--- Data records Enclosed Below ---
@@ -229,6 +230,10 @@
         w["rms_chunk_input_conv"] = K.pack_plane_chunk(*K.compose_stem_1x1(
             sd["conv_expand_rms.weight"], sd["conv_expand_rms.bias"], sd["RDAB.input_conv.weight"],
             torch.zeros_like(sd["RDAB.input_conv.bias"])))
+        w["ufs_chunk"] = K.pack_plane_chunk(sd["conv_expand_ufs.weight"], sd["conv_expand_ufs.bias"])
+        fo = sd["MV_deform_align.fusion_out.0.weight"]
+        w["ufs_chunk_fusion_out"] = K.pack_plane_chunk(*K.compose_stem_1x1(
+            sd["conv_expand_ufs.weight"], sd["conv_expand_ufs.bias"], fo[:, 64:], fo.new_zeros(fo.shape[0])))
         w[fe + "side_to_feaoneUDSA.body.0_n16"] = K.pack_conv_n16(sd[fe + "side_to_feaoneUDSA.body.0.weight"])
         w["udsa_head"] = K.pack_udsa_head(sd[fe + "side_to_feaoneUDSA.body.0.weight"], sd[fe + "side_to_feaoneUDSA.body.0.bias"],
                                           sd["conv_second.weight"], sd["conv_second.bias"])
@@ -360,7 +365,7 @@
             return self._conv(cat, w["RDAB.fuse"], res1=x, plane=(*rms_planes, w["rms_chunk"]))
         return self._conv(cat, w["RDAB.fuse"], res1=x)
 
-    def _align(self, w, xc, extra, pred, mvs, mv_bstride, out, frames=None):
+    def _align(self, w, xc, extra, pred, mvs, mv_bstride, out, frames=None, ufs_planes=None):
         raw = w["raw"]
         a = "MV_deform_align."
         GB, H, W, _ = xc.shape
@@ -372,20 +377,23 @@
         for g, mv in enumerate(mvs if frames is None else ()):
             K.flow_warp(extra[g * B:(g + 1) * B], mv, mv_bstride, out=warped[g * B:(g + 1) * B])
         fused = self.precision != "f32" and self.align_stats
-        if fused:
+        fold_args = (raw[a + "temperature"], raw[a + "conv_du.0.weight"], raw[a + "conv_du.0.bias"], raw[a + "conv_du.2.weight"],
+                     raw[a + "conv_du.2.bias"], raw[a + "project_out.weight"], raw[a + "fusion_out.0.weight"])
+        if ufs_planes is not None:
+            gp, sw, sp, ng = K.align_stats(warped, None, xc, w[a + "fusion_out.0"], K.ACT_RELU, 16,
+                                           plane=(*ufs_planes, w["ufs_chunk_fusion_out"], w["ufs_chunk"]))
+            fold128, tables = K.align_fold_plane(gp, ng, sw, sp, ng, H * W, *fold_args, w["ufs_chunk"])
+            o, part, n = self._conv([warped, xc], fold128, act=K.ACT_RELU, chan_sum_out=True, plane=(*ufs_planes, tables, 64 * 16))
+        elif fused:
             gp, sw, sp, ng = K.align_stats(warped, pred, xc, w[a + "fusion_out.0"], K.ACT_RELU, 16)
-            ns = ng
+            fold = K.align_fold(gp, ng, sw, sp, ng, H * W, *fold_args)
+            o, part, n = self._conv([warped, pred, xc], fold, act=K.ACT_RELU, chan_sum_out=True)
         else:
             kf = self._conv([warped, pred], w[a + "fusion_out.0"], act=K.ACT_RELU)
             gp, ng = K.gram_partial(xc, kf, 16)
             sw, ns = K.chan_sum_partial(warped)
             sp, _ = K.chan_sum_partial(pred)
-        fold = K.align_fold(gp, ng, sw, sp, ns, H * W, raw[a + "temperature"], raw[a + "conv_du.0.weight"],
-                            raw[a + "conv_du.0.bias"], raw[a + "conv_du.2.weight"], raw[a + "conv_du.2.bias"],
-                            raw[a + "project_out.weight"], raw[a + "fusion_out.0.weight"])
-        if fused:
-            o, part, n = self._conv([warped, pred, xc], fold, act=K.ACT_RELU, chan_sum_out=True)
-        else:
+            fold = K.align_fold(gp, ng, sw, sp, ns, H * W, *fold_args)
             o = self._conv([warped, pred, xc], fold, act=K.ACT_RELU)
             part, n = K.chan_sum_partial(o)
         gate = K.vec_mlp(part, n, H * W, raw[a + "CALayer.conv_du.0.weight"], raw[a + "CALayer.conv_du.0.bias"], 64,
@@ -925,18 +933,23 @@
         raw = w["raw"]
         B, N, _, H, W = mvs1.shape
         GB, P = len(idxs) * B, H * W
-        ufs_prior = K.empty_act(GB, H, W, NF, xcG.device)
-        for n, i in enumerate(idxs):
-            K.stem_conv(ufs[:, 0, i], N * P, B, H, W, raw["conv_expand_ufs.weight"], raw["conv_expand_ufs.bias"],
-                        out=ufs_prior[n * B:(n + 1) * B])
+        planes = ufs_prior = None
+        if (self.inline_ufs and "ufs_chunk" in w and self.precision != "f32" and not self.istraining and self.align_stats
+                and K.plane_ok(H, W) and ufs.dtype == torch.float32 and ufs.is_contiguous()):
+            planes = (ufs[:, 0, idxs[0]], B, N * P, P)
+        else:
+            ufs_prior = K.empty_act(GB, H, W, NF, xcG.device)
+            for n, i in enumerate(idxs):
+                K.stem_conv(ufs[:, 0, i], N * P, B, H, W, raw["conv_expand_ufs.weight"], raw["conv_expand_ufs.bias"],
+                            out=ufs_prior[n * B:(n + 1) * B])
         al = K.empty_act(GB, H, W, NF, xcG.device)
         xc = xcG if xcG.shape[0] == GB else xcG[:GB]
         self._align(w, xc, extra, ufs_prior, [mvs1[:, i] for i in idxs], N * 2 * P, al,
-                    frames=None if frames is None else (*frames, mvs1, idxs[0]))
+                    frames=None if frames is None else (*frames, mvs1, idxs[0]), ufs_planes=planes)
         if self.debug_taps is not None:
             for n, i in enumerate(idxs):
                 self.debug_taps[f"align_{i}"] = al[n * B:(n + 1) * B]
-        keep.extend([ufs_prior, xc])
+        keep.extend([xc] if ufs_prior is None else [ufs_prior, xc])
         return al
 
     @staticmethod
diff --git a/cdfo_amd/kernels.py b/cdfo_amd/kernels.py
--- a/cdfo_amd/kernels.py
+++ b/cdfo_amd/kernels.py
@@ -1383,9 +1383,11 @@
     return n
 
 
-def align_stats(x0: torch.Tensor, x1: torch.Tensor, q: torch.Tensor, pc: PackedConv, act: int, ch_per_head: int):
+def align_stats(x0: torch.Tensor, x1: Optional[torch.Tensor], q: torch.Tensor, pc: PackedConv, act: int, ch_per_head: int, plane=None):
+    if (x1 is None) != (plane is not None):
+        raise ValueError("align_stats: either x1 or the plane it is a stencil of")
     B, H, W, c0, ld0 = _chk_act(x0, "x0")
-    b1, h1, w1, c1, ld1 = _chk_act(x1, "x1")
+    b1, h1, w1, c1, ld1 = (B, H, W, 64, 0) if x1 is None else _chk_act(x1, "x1")
     bq, hq, wq, cq, ldq = _chk_act(q, "q")
     if (b1, h1, w1) != (B, H, W) or (bq, hq, wq) != (B, H, W) or (c0, c1, cq) != (64, 64, 64):
         raise ValueError("align_stats: three [B,H,W,64] operands expected")
@@ -1397,6 +1399,16 @@
     gram = buf[:B * n * gs].view(B, n, gs)
     s0 = buf[B * n * gs:B * n * (gs + 64)].view(B, n, 64)
     s1 = buf[B * n * (gs + 64):].view(B, n, 64)
+    if plane is not None:
+        view, Bi, s_b, s_g, table, _ = _plane_args(plane[:5], B, H, W, 64, "align_stats")
+        stencil = plane[5]
+        if (tuple(stencil.shape) != (64, 16) or stencil.dtype != torch.float32 or not stencil.is_contiguous()
+                or stencil.device != table.device or table.dim() != 2):
+            raise ValueError("align_stats: the stencil's table and the composed table must be fp32 [64,16] (pack_plane_chunk)")
+        check(_lib.lib().cdfo_align_stats_plane(_vp(x0), ld0, _vp(q), ldq, _vp(pc.w), _vp(pc.bias), act, ch_per_head, B,
+                                                C.c_longlong(H * W), n, _vp(gram), _vp(s0), _vp(s1), _vp(view), Bi, C.c_longlong(s_b),
+                                                C.c_longlong(s_g), W, _vp(table), _vp(stencil), _stream()), "cdfo_align_stats_plane")
+        return gram, s0, s1, n
     check(_lib.lib().cdfo_align_stats(_vp(x0), ld0, _vp(x1), ld1, _vp(q), ldq, _vp(pc.w), _vp(pc.bias), act, ch_per_head, B,
                                       C.c_longlong(H * W), n, _vp(gram), _vp(s0), _vp(s1), _stream()), "cdfo_align_stats")
     return gram, s0, s1, n
@@ -1432,6 +1444,18 @@
                                      _vp(du0_w), _vp(du0_b), _vp(du2_w), _vp(du2_b), _vp(proj_w), _vp(fusion_w), B,
                                      _vp(wout), _stream()), "cdfo_align_fold")
     return PackedConv(wout, None, 64, 192, 1, 64, False, 192 * 64)
+
+
+def align_fold_plane(gpart, ng, sw, sp, ns, P, temperature, du0_w, du0_b, du2_w, du2_b, proj_w, fusion_w, stencil):
+    B = gpart.shape[0]
+    if tuple(stencil.shape) != (64, 16) or stencil.dtype != torch.float32 or not stencil.is_contiguous():
+        raise ValueError("align_fold_plane: the stencil's table must be fp32 [64,16] (pack_plane_chunk)")
+    wout = torch.empty((B, 128 * 64), dtype=torch.float32, device=gpart.device)
+    tables = torch.empty((B, 64, 16), dtype=torch.float32, device=gpart.device)
+    check(_lib.lib().cdfo_align_fold_plane(_vp(gpart), ng, _vp(sw), _vp(sp), ns, C.c_longlong(P), _vp(temperature),
+                                           _vp(du0_w), _vp(du0_b), _vp(du2_w), _vp(du2_b), _vp(proj_w), _vp(fusion_w), _vp(stencil),
+                                           B, _vp(wout), _vp(tables), _stream()), "cdfo_align_fold_plane")
+    return PackedConv(wout, None, 64, 128, 1, 64, False, 128 * 64), tables
 
 
 def vec_mlp(part: torch.Tensor, n: int, P: int, w1, b1, c1: int, act1: int, w2=None, b2=None, c2: int = 0,
diff --git a/cdfo_amd/switches.py b/cdfo_amd/switches.py
--- a/cdfo_amd/switches.py
+++ b/cdfo_amd/switches.py
@@ -39,6 +39,7 @@
     Switch("CDFO_RDAB_FUSED", 1, ONOFF, "python", "0: LLongRangAttention's input_conv and mask kernel as two launches with the 128-channel product written, every V operand of its attentions fp32 (model.rdab_fused)"),
     Switch("CDFO_PRIOR_STEMS", 1, ONOFF, "python", "0: LLongRangAttention's mask statistics through memory: du0 written by the stem kernel, read back by conv_du_re.2, its result summed by a third launch (model.prior_stems)"),
     Switch("CDFO_INLINE_RMS", 1, ONOFF, "python", "0: fea_com = fea + conv_expand_rms(rms) written by the stem kernel and read by the mask kernel and RDAB.fuse, instead of built inside their products from the residual map; needs CDFO_PRIOR_STEMS (model.inline_rms)"),
+    Switch("CDFO_INLINE_UFS", 1, ONOFF, "python", "0: ufs_prior = conv_expand_ufs(ufs) written by one stem launch per neighbour and read by DualAttAlignment's statistics pass and its folded 192 -> 64 convolution, instead of built inside their products from the partition map; needs CDFO_ALIGN_STATS (model.inline_ufs)"),
     Switch("CDFO_WS_RING", 1, ONOFF, "hip", "0: Block_.body[0] on the private-halo kernel of rounds 1-2 instead of the ring-fed wave-specialised one"),
     Switch("CDFO_WS_WAVES", 12, INT, "hip", "8: two instead of three waves per SIMD in the private-halo weights-stationary kernel", (8, 12)),
     Switch("CDFO_RING_SPLIT", 1, ONOFF, "hip", "0: the four-tap ring convolution on the eight-identical-waves kernel"),
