# auggiemarignier/pxmcmc

Hardware: AMD Instinct MI355X
Metric: MYULA samples/sec at L=256 synthesis (higher is better)
Workload: dtype f64

## Files before the change

include/pxmcmc_amd.h:

```cpp
#ifndef PXMCMC_AMD_H
#define PXMCMC_AMD_H

#include <stddef.h>
#include <stdint.h>

#ifdef __cplusplus
extern "C" {
#endif

typedef struct pxm_sht_plan_s* pxm_sht_plan_t;
typedef struct pxm_wav_plan_s* pxm_wav_plan_t;
typedef struct pxm_dwav_plan_s* pxm_dwav_plan_t;
typedef struct pxm_hwav_plan_s* pxm_hwav_plan_t;
typedef struct pxm_dft_plan_s* pxm_dft_plan_t;
typedef struct pxm_gemm_plan_s* pxm_gemm_plan_t;
typedef void* pxm_stream_t;

int pxm_version(void);
#ifdef PXM_NOISE_F64
#error "the -DPXM_NOISE_F64 build switch was removed: pass the flag PXM_NOISE_F64 per call (one library serves both precisions)"
#endif
#define PXM_NOISE_F64 16
int pxm_noise_bits(void);
int64_t pxm_host_check_address_ranges(int L, double B, int J_min, int spin, int max_chains, int what);
int64_t pxm_host_gram_table_bytes(int L, double B, int J_min, int spin, int max_chains);
const char* pxm_last_error(void);
int pxm_device_count(void);

int pxm_capture_begin(void);
int pxm_capture_end(void);
int pxm_deferred_pending(void);
int pxm_tables_trim(void);

int pxm_j_max(int L, double B);
int pxm_wav_bandlimits(int L, double B, int J_min, int* bl_out, int cap);
int64_t pxm_wav_ncoefs(int L, double B, int J_min, int64_t* nscal_out);
int pxm_tiling_axisym(int L, double B, int J_min, double* kappa0, double* kappa);
int pxm_mw_ring_weights(int L, double* q);
int pxm_host_sht_tables(int L, int spin, int m, double* Binv, double* Afwd);
int pxm_host_rec_table(int L, int spin, int m, double* Brec);
int pxm_host_rec_geometry(int L, int spin, int C, int* out);
int pxm_host_pfa511_tables(uint16_t* idx, double* b2);
int pxm_host_dft_geometry(int L, int* out);

int pxm_sht_plan_create(int L, int spin, int max_chains, unsigned flags, pxm_sht_plan_t* plan);
int pxm_sht_plan_destroy(pxm_sht_plan_t plan);
int pxm_sht_uses_recursion(pxm_sht_plan_t plan);
int pxm_rec_reduce_selftest(double* out128);
int pxm_sht_inverse(pxm_sht_plan_t plan, const void* flm, void* f, int C, pxm_stream_t stream);
int pxm_sht_forward(pxm_sht_plan_t plan, const void* f, void* flm, int C, pxm_stream_t stream);
int pxm_sht_inverse_adjoint(pxm_sht_plan_t plan, const void* f, void* flm, int C, pxm_stream_t stream);
int pxm_sht_forward_adjoint(pxm_sht_plan_t plan, const void* flm, void* f, int C, pxm_stream_t stream);
int64_t pxm_sht_table_bytes(pxm_sht_plan_t plan, int op );

int pxm_dft_plan_create(int L, int max_chains, pxm_dft_plan_t* plan);
int pxm_dft_plan_destroy(pxm_dft_plan_t plan);
int pxm_dft_px2ring(pxm_dft_plan_t plan, const void* f, void* G, int C, pxm_stream_t stream);
int pxm_dft_ring2px(pxm_dft_plan_t plan, const void* G, void* f, int C, pxm_stream_t stream);
int pxm_dft_status(pxm_dft_plan_t plan, int clear, pxm_stream_t stream);

#define PXM_GEMM_SIDE_INTS 16
int pxm_gemm_plan_create(int spin, int max_chains, int pk, const int* sides, int n_sides, pxm_gemm_plan_t* plan);
int pxm_gemm_plan_destroy(pxm_gemm_plan_t plan);
int64_t pxm_gemm_plan_report(pxm_gemm_plan_t plan, int what, int side, int64_t* out, int64_t cap);
int64_t pxm_host_gemm_plan_report(int spin, int max_chains, int pk, const int* sides, int n_sides, int what, int side,
                                  int64_t* out, int64_t cap);
int pxm_gemm_plan_write(pxm_gemm_plan_t plan, int64_t offset, const double* src, int64_t n, pxm_stream_t stream);
int pxm_gemm_plan_read(pxm_gemm_plan_t plan, int64_t offset, double* dst, int64_t n, pxm_stream_t stream);
int pxm_gemm_plan_table_read(pxm_gemm_plan_t plan, int side, int which, double* dst, int64_t n, pxm_stream_t stream);
int pxm_gemm_plan_run(pxm_gemm_plan_t plan, int C, int affine, double ns, double wr, double wi, int bump, pxm_stream_t stream);

int pxm_wav_plan_create(int L, double B, int J_min, int max_chains, unsigned flags, pxm_wav_plan_t* plan);
int pxm_wav_plan_create_spin(int L, double B, int J_min, int spin, int max_chains, unsigned flags, pxm_wav_plan_t* plan);
int pxm_wav_plan_destroy(pxm_wav_plan_t plan);
int pxm_wav_synthesis(pxm_wav_plan_t plan, const void* X, void* f, int C, pxm_stream_t stream);
int pxm_wav_synthesis_adjoint(pxm_wav_plan_t plan, const void* f, void* X, int C, pxm_stream_t stream);
int pxm_wav_analysis(pxm_wav_plan_t plan, const void* f, void* X, int C, pxm_stream_t stream);
int pxm_wav_analysis_adjoint(pxm_wav_plan_t plan, const void* X, void* f, int C, pxm_stream_t stream);
int64_t pxm_wav_table_bytes(pxm_wav_plan_t plan, int op );

int pxm_dwav_plan_create(int L, double B, int J_min, int N, int max_chains, unsigned flags, pxm_dwav_plan_t* plan);
int pxm_dwav_plan_destroy(pxm_dwav_plan_t plan);
int pxm_dwav_synthesis(pxm_dwav_plan_t plan, const void* X, void* f, int C, pxm_stream_t stream);
int pxm_dwav_synthesis_adjoint(pxm_dwav_plan_t plan, const void* f, void* X, int C, pxm_stream_t stream);
int pxm_dwav_analysis(pxm_dwav_plan_t plan, const void* f, void* X, int C, pxm_stream_t stream);
int pxm_dwav_analysis_adjoint(pxm_dwav_plan_t plan, const void* X, void* f, int C, pxm_stream_t stream);
int64_t pxm_dwav_ncoefs(int L, double B, int J_min, int N, int64_t* nscal_out);
int64_t pxm_dwav_table_bytes(pxm_dwav_plan_t plan);
int pxm_dwav_status(pxm_dwav_plan_t plan, int clear, pxm_stream_t stream);
int pxm_dwav_plan_info(pxm_dwav_plan_t plan, int* nitems, int* split_blocks, int* gamma_blocks);

int pxm_hwav_plan_create(int L, double B, int J_min, int N, int spin, int max_chains, unsigned flags, pxm_hwav_plan_t* plan);
int pxm_hwav_plan_destroy(pxm_hwav_plan_t plan);
int pxm_hwav_synthesis(pxm_hwav_plan_t plan, const void* X, void* flm, int C, pxm_stream_t stream);
int pxm_hwav_synthesis_adjoint(pxm_hwav_plan_t plan, const void* flm, void* X, int C, pxm_stream_t stream);
int pxm_hwav_analysis(pxm_hwav_plan_t plan, const void* flm, void* X, int C, pxm_stream_t stream);
int pxm_hwav_analysis_adjoint(pxm_hwav_plan_t plan, const void* X, void* flm, int C, pxm_stream_t stream);
int64_t pxm_hwav_ncoefs(int L, double B, int J_min, int N, int64_t* nscal_out);
int pxm_hwav_status(pxm_hwav_plan_t plan, int clear, pxm_stream_t stream);
int pxm_hwav_myula_step(pxm_hwav_plan_t plan, const void* X, const void* data, const void* invcov, int invcov_complex,
                        const double* kernel, const double* T, double T_scalar, double delta, double lmda, int mode,
                        uint64_t seed, uint64_t chain0, uint64_t iter, const uint64_t* iter_dev, void* X_out,
                        void* preds_out, int C, pxm_stream_t stream);
int pxm_hwav_plan_info(pxm_hwav_plan_t plan, int* nitems, int* split_blocks, int* kact);

int pxm_wav_set_iter_counter(pxm_wav_plan_t plan, uint64_t* counter_dev);
int pxm_wav_release_iter_counter(pxm_wav_plan_t plan, const uint64_t* counter_dev);
int pxm_wav_iter_counter_add(pxm_wav_plan_t plan, uint64_t inc, pxm_stream_t stream);
#define PXM_STATUS_PAIR_SYNC 2
int pxm_wav_status(pxm_wav_plan_t plan, int clear, pxm_stream_t stream);
int pxm_sht_status(pxm_sht_plan_t plan, int clear, pxm_stream_t stream);
int pxm_wav_exact_dft_scales(pxm_wav_plan_t plan);

int pxm_wav_profile_enable(pxm_wav_plan_t plan, int max_launches);
int pxm_wav_profile_read(pxm_wav_plan_t plan, double* gemm_ms, int64_t* gemm_launches, double* gemm_alg_bytes,
                         double* gemm_flops);
int pxm_wav_profile_read_dft(pxm_wav_plan_t plan, double* dft_ms, int64_t* dft_launches, double* dft_alg_bytes);
int pxm_wav_profile_read_launches(pxm_wav_plan_t plan, double* launch_ms, double* launch_alg_bytes,
                                  int32_t* launch_workgroups, int64_t cap, int64_t* launches);
int64_t pxm_wav_workspace_nonfinite(pxm_wav_plan_t plan, pxm_stream_t stream);

#define PXM_MODE_REAL_NOISE 0
#define PXM_MODE_CPLX_NOISE 1
#define PXM_MODE_REAL_PAIRS 2
int pxm_wav_gradg_step(pxm_wav_plan_t plan, const void* X, const void* preds, const void* data,
                       const void* invcov, int invcov_complex, const double* T, double T_scalar,
                       double delta, double lmda, const void* noise, int mode,
                       uint64_t seed, uint64_t chain0, uint64_t iter, void* X_out, int C,
                       pxm_stream_t stream);

int pxm_wav_image_init(pxm_wav_plan_t plan, const void* preds, const void* data, const void* invcov,
                       int invcov_complex, int C, pxm_stream_t stream);
int pxm_wav_image_step(pxm_wav_plan_t plan, const void* X, const void* data, const void* invcov,
                       int invcov_complex, const double* T, double T_scalar, double delta, double lmda,
                       const void* noise, int mode, uint64_t seed, uint64_t chain0, uint64_t iter,
                       void* X_out, void* preds_out, int C, pxm_stream_t stream);

int pxm_wav_ring_set_data(pxm_wav_plan_t plan, const void* data, pxm_stream_t stream);
int pxm_wav_ring_init(pxm_wav_plan_t plan, const void* X, int C, pxm_stream_t stream);
int pxm_wav_ring_step(pxm_wav_plan_t plan, const void* X, double w_re, double w_im, const double* T,
                      double T_scalar, double delta, double lmda, const void* noise, int mode,
                      uint64_t seed, uint64_t chain0, uint64_t iter, void* X_out, int C, pxm_stream_t stream);
int pxm_wav_ring_preds(pxm_wav_plan_t plan, void* preds, int C, pxm_stream_t stream);

int pxm_wav_wl_attach(pxm_wav_plan_t plan, const int32_t* pix2data, const double* weight, int64_t ndata);
int pxm_wav_wl_uses_recursion(pxm_wav_plan_t plan);
int pxm_wav_wl_forward(pxm_wav_plan_t plan, const void* X, void* gamma, int C, pxm_stream_t stream);
int pxm_wav_wl_adjoint(pxm_wav_plan_t plan, const void* gamma, const void* data, const void* invcov,
                       int invcov_complex, void* X_out, int C, pxm_stream_t stream);
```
--- End of Enclosed Data records ---
**What to work on:**
Only lines with the word "ifdef" count here; copy every one from the records.

**Solution below:**
#ifdef __cplusplus
#ifdef PXM_NOISE_F64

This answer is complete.